6.2.2 Model optimization

Shapley value-based feature attribution methods hold the potential to improve model performance by incorporating prior knowledge into the model training process. This can be achieved by assigning higher weights or importance to certain features based on their relevance to the problem domain. By considering domain-specific knowledge, such as expert opinions, domain rules, or known causal relationships, the attribution results can better align with human intuition. Another approach is to develop hybrid methods that combine Shapley value-based attribution with other training techniques. For instance, incorporating prior knowledge as regularization terms or constraints in the model optimization process can guide the learning process and promote the discovery of more meaningful and interpretable feature attributions. Indeed, there have been previous studies exploring this direction of incorporating prior knowledge into other feature attribution methods. Erion et al. [58] demonstrated that encoding human attribution priors as feature attributions can help deep learning models achieve better performance on image classification, gene expression, and healthcare datasets. By incorporating prior knowledge in the form of feature attributions, the models can align with human understanding and exhibit improved performance in various domains. Rieger et al. [59] introduced Contextual Decomposition Explanation Penalization, which allows the integration of domain knowledge into the model to mitigate spurious correlations, i.e., shortcut learning, and correct errors. Therefore, encoding prior knowledge through Shapley value during the model training to guide model optimization is a promising approach with significant potential.

7 Conclusion

This review explores the concept of Shapley values and their significance in improving interpretability in ML. It delves into the foundational theory of Shapley values, which originated from cooperative game theory, and discusses their desirable properties. A framework is presented to enhance comprehension and facilitate the identification of relevant algorithms, classifying existing feature attribution methods based on Shapley values across three dimensions: Shapley value type, feature replacement method, and approximation method. A visualization link is provided to illustrate the distribution of these methods in three-dimensional space. Furthermore, the practical application of Shapley values throughout various stages of ML model development is emphasized, including pre-modeling, in-modeling, and post-modeling phases.
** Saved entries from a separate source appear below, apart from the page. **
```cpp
template <int P, int OPT, bool BNDC = false>
__device__ __forceinline__ void spec_compute(const SweepArgs& A, const double* s_y, const double* s_th1, unsigned* s_ready, unsigned* s_done,
                                             double* s_tr, int ncw, int nsteps, int ic, bool dbg, int wave, int tid, int lane,
                                             const unsigned* = nullptr) {
    double xr[OPT][P > 0 ? P : 1];
    double wlast = 1.0, wprev = 1.0;
#pragma unroll
    for (int s = 0; s < OPT; s++) {
      const long long i = (long long)tid + (long long)NT * s;
      const bool valid = i < A.n;
#pragma unroll
      for (int j = 0; j < P; j++) xr[s][j] = valid ? A.X[(long long)j * A.n + i] : 0.0;
      if (s == OPT - 1) wlast = valid ? 1.0 : 0.0;
      if (s == OPT - 2) wprev = valid ? 1.0 : 0.0;
    }
    const int tr_slot = (tid & 7) * PIPE_TRS + (tid >> 3);
    const double2* yp = reinterpret_cast<const double2*>(s_y) + tid;
    unsigned long long tw = 0, te = 0;
    unsigned srv0 = 0u, srv1 = 0u, srv2 = 0u, srv3 = 0u;
    unsigned live = BNDC ? ((1u << ncw) - 1u) : 0u;
    for (int v = 1; BNDC ? (live != 0u) : (v <= nsteps); v++) {
      for (int c = 0; c < ncw; c++) {
        unsigned long long t_a = dbg ? clk() : 0;
        if constexpr (BNDC) {
          if (!((live >> c) & 1u)) continue;
          const unsigned mine = c == 0 ? srv0 : (c == 1 ? srv1 : (c == 2 ? srv2 : srv3));
          unsigned w;
          while ((w = (unsigned)__builtin_amdgcn_readfirstlane((int)lds_ld_u32(&s_ready[c]))) <= mine) __builtin_amdgcn_s_sleep(1);
          if (w == SPEC_FINAL) { live &= ~(1u << c); continue; }
          srv0 += (c == 0) ? 1u : 0u; srv1 += (c == 1) ? 1u : 0u; srv2 += (c == 2) ? 1u : 0u; srv3 += (c == 3) ? 1u : 0u;
        } else {
          while (lds_ld_u32(&s_ready[c]) < (unsigned)v) __builtin_amdgcn_s_sleep(1);
        }
        unsigned long long t_b = dbg ? clk() : 0;
        const double* t0 = s_th1 + c * PIPE_KMAX;
        const double m00 = ic ? t0[0] : 0.0;
        double b0[P > 0 ? P : 1];
#pragma unroll
        for (int j = 0; j < P; j++) b0[j] = t0[ic + j];
        double a0 = 0.0;
        constexpr int YD = 3;
        double2 yq[YD];
#pragma unroll
        for (int d = 0; d < YD; d++) yq[d] = yp[(d < OPT / 2 ? d : OPT / 2 - 1) * NT];
#pragma unroll
        for (int s2 = 0; s2 < OPT / 2; s2++) {
          const double2 yy = yq[s2 % YD];
          if (s2 + YD < OPT / 2) yq[s2 % YD] = yp[(s2 + YD) * NT];
#pragma unroll
          for (int h = 0; h < 2; h++) {
            const int s = 2 * s2 + h;
            const double yv = h ? yy.y : yy.x;
            double m0 = m00;
#pragma unroll
            for (int j = 0; j < P; j++) m0 = fmh_fma(xr[s][j], b0[j], m0);
            const double r0 = yv - m0;
            if (s == OPT - 1) a0 = fmh_fma(r0 * wlast, r0, a0);
            else if (s == OPT - 2) a0 = fmh_fma(r0 * wprev, r0, a0);
            else a0 = fmh_fma(r0, r0, a0);
          }
        }
        s_tr[c * (8 * PIPE_TRS) + tr_slot] = a0;
        asm volatile("s_waitcnt lgkmcnt(0)" ::: "memory");
        if (lane == 0) __hip_atomic_fetch_add(&s_done[c], 1u, __ATOMIC_RELAXED, __HIP_MEMORY_SCOPE_WORKGROUP);
        if (dbg) { unsigned long long t_c = clk(); tw += t_b - t_a; te += t_c - t_b; }
      }
    }
    if (dbg && lane == 0 && A.draws) {
      double* d = A.draws + ((long long)blockIdx.x * 12 + wave) * 4;
      d[0] = (double)tw; d[1] = (double)te; d[2] = 0.0; d[3] = (double)nsteps;
    }
}

template <int P, int OPT, bool BNDC = false>
__device__ __forceinline__ void spec_compute_logit(const SweepArgs& A, const double* s_tab, const double* s_th1, unsigned* s_ready, unsigned* s_done,
                                                   double* s_tr, int ncw, int nsteps, int ic, int wave, int tid, int lane) {
    double xr[OPT][P > 0 ? P : 1];
    double wlast = 1.0, wprev = 1.0;
#pragma unroll
    for (int s = 0; s < OPT; s++) {
      const long long i = (long long)tid + (long long)NT * s;
      const bool valid = i < A.n;
#pragma unroll
      for (int j = 0; j < P; j++) xr[s][j] = valid ? A.X[(long long)j * A.n + i] : 0.0;
      if (s == OPT - 1) wlast = valid ? 1.0 : 0.0;
      if (s == OPT - 2) wprev = valid ? 1.0 : 0.0;
    }
    const int tr_slot = (tid & 7) * PIPE_TRS + (tid >> 3);
    unsigned srv0 = 0u, srv1 = 0u, srv2 = 0u, srv3 = 0u;
    unsigned live = BNDC ? ((1u << ncw) - 1u) : 0u;
    for (int v = 1; BNDC ? (live != 0u) : (v <= nsteps); v++) {
      for (int c = 0; c < ncw; c++) {
        if constexpr (BNDC) {
          if (!((live >> c) & 1u)) continue;
          const unsigned mine = c == 0 ? srv0 : (c == 1 ? srv1 : (c == 2 ? srv2 : srv3));
          unsigned w;
          while ((w = (unsigned)__builtin_amdgcn_readfirstlane((int)lds_ld_u32(&s_ready[c]))) <= mine) __builtin_amdgcn_s_sleep(1);
          if (w == SPEC_FINAL) { live &= ~(1u << c); continue; }
          srv0 += (c == 0) ? 1u : 0u; srv1 += (c == 1) ? 1u : 0u; srv2 += (c == 2) ? 1u : 0u; srv3 += (c == 3) ? 1u : 0u;
        } else {
          while (lds_ld_u32(&s_ready[c]) < (unsigned)v) __builtin_amdgcn_s_sleep(1);
        }
        const double* t0 = s_th1 + c * PIPE_KMAX;
        const double m00 = ic ? t0[0] * FMH_LG_SCALE : 0.0;
        double b0[P > 0 ? P : 1];
#pragma unroll
        for (int j = 0; j < P; j++) b0[j] = t0[ic + j] * FMH_LG_SCALE;
        double a0 = 0.0;
        constexpr int G = 4;
#pragma unroll
        for (int s0 = 0; s0 < OPT; s0 += G) {
          constexpr int GG = G;
          double us[GG], gv[GG];
#pragma unroll
          for (int u = 0; u < GG; u++) {
            double es = m00;
            if (s0 + u < OPT) {
#pragma unroll
// ... 301 lines not shown
```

From the perspective of Shapley value approximation methods, this study examines several limitations associated with them. These limitations encompass the computational complexity of computing Shapley values, the ambiguity of feature interactions, the sensitivity of models to changes, the challenges in interpretability, the representativeness of sampled data, and the potential violation of axioms in approximation methods. It is crucial to consider these factors. However, despite these limitations, the Shapley value holds significant potential in model diagnosis and performance improvement. Further exploration is warranted to address various challenges in machine learning, including model defects and shortcut learning. Moreover, selecting appropriate base values to construct explanations that better align with human intuition is also an intriguing avenue to explore.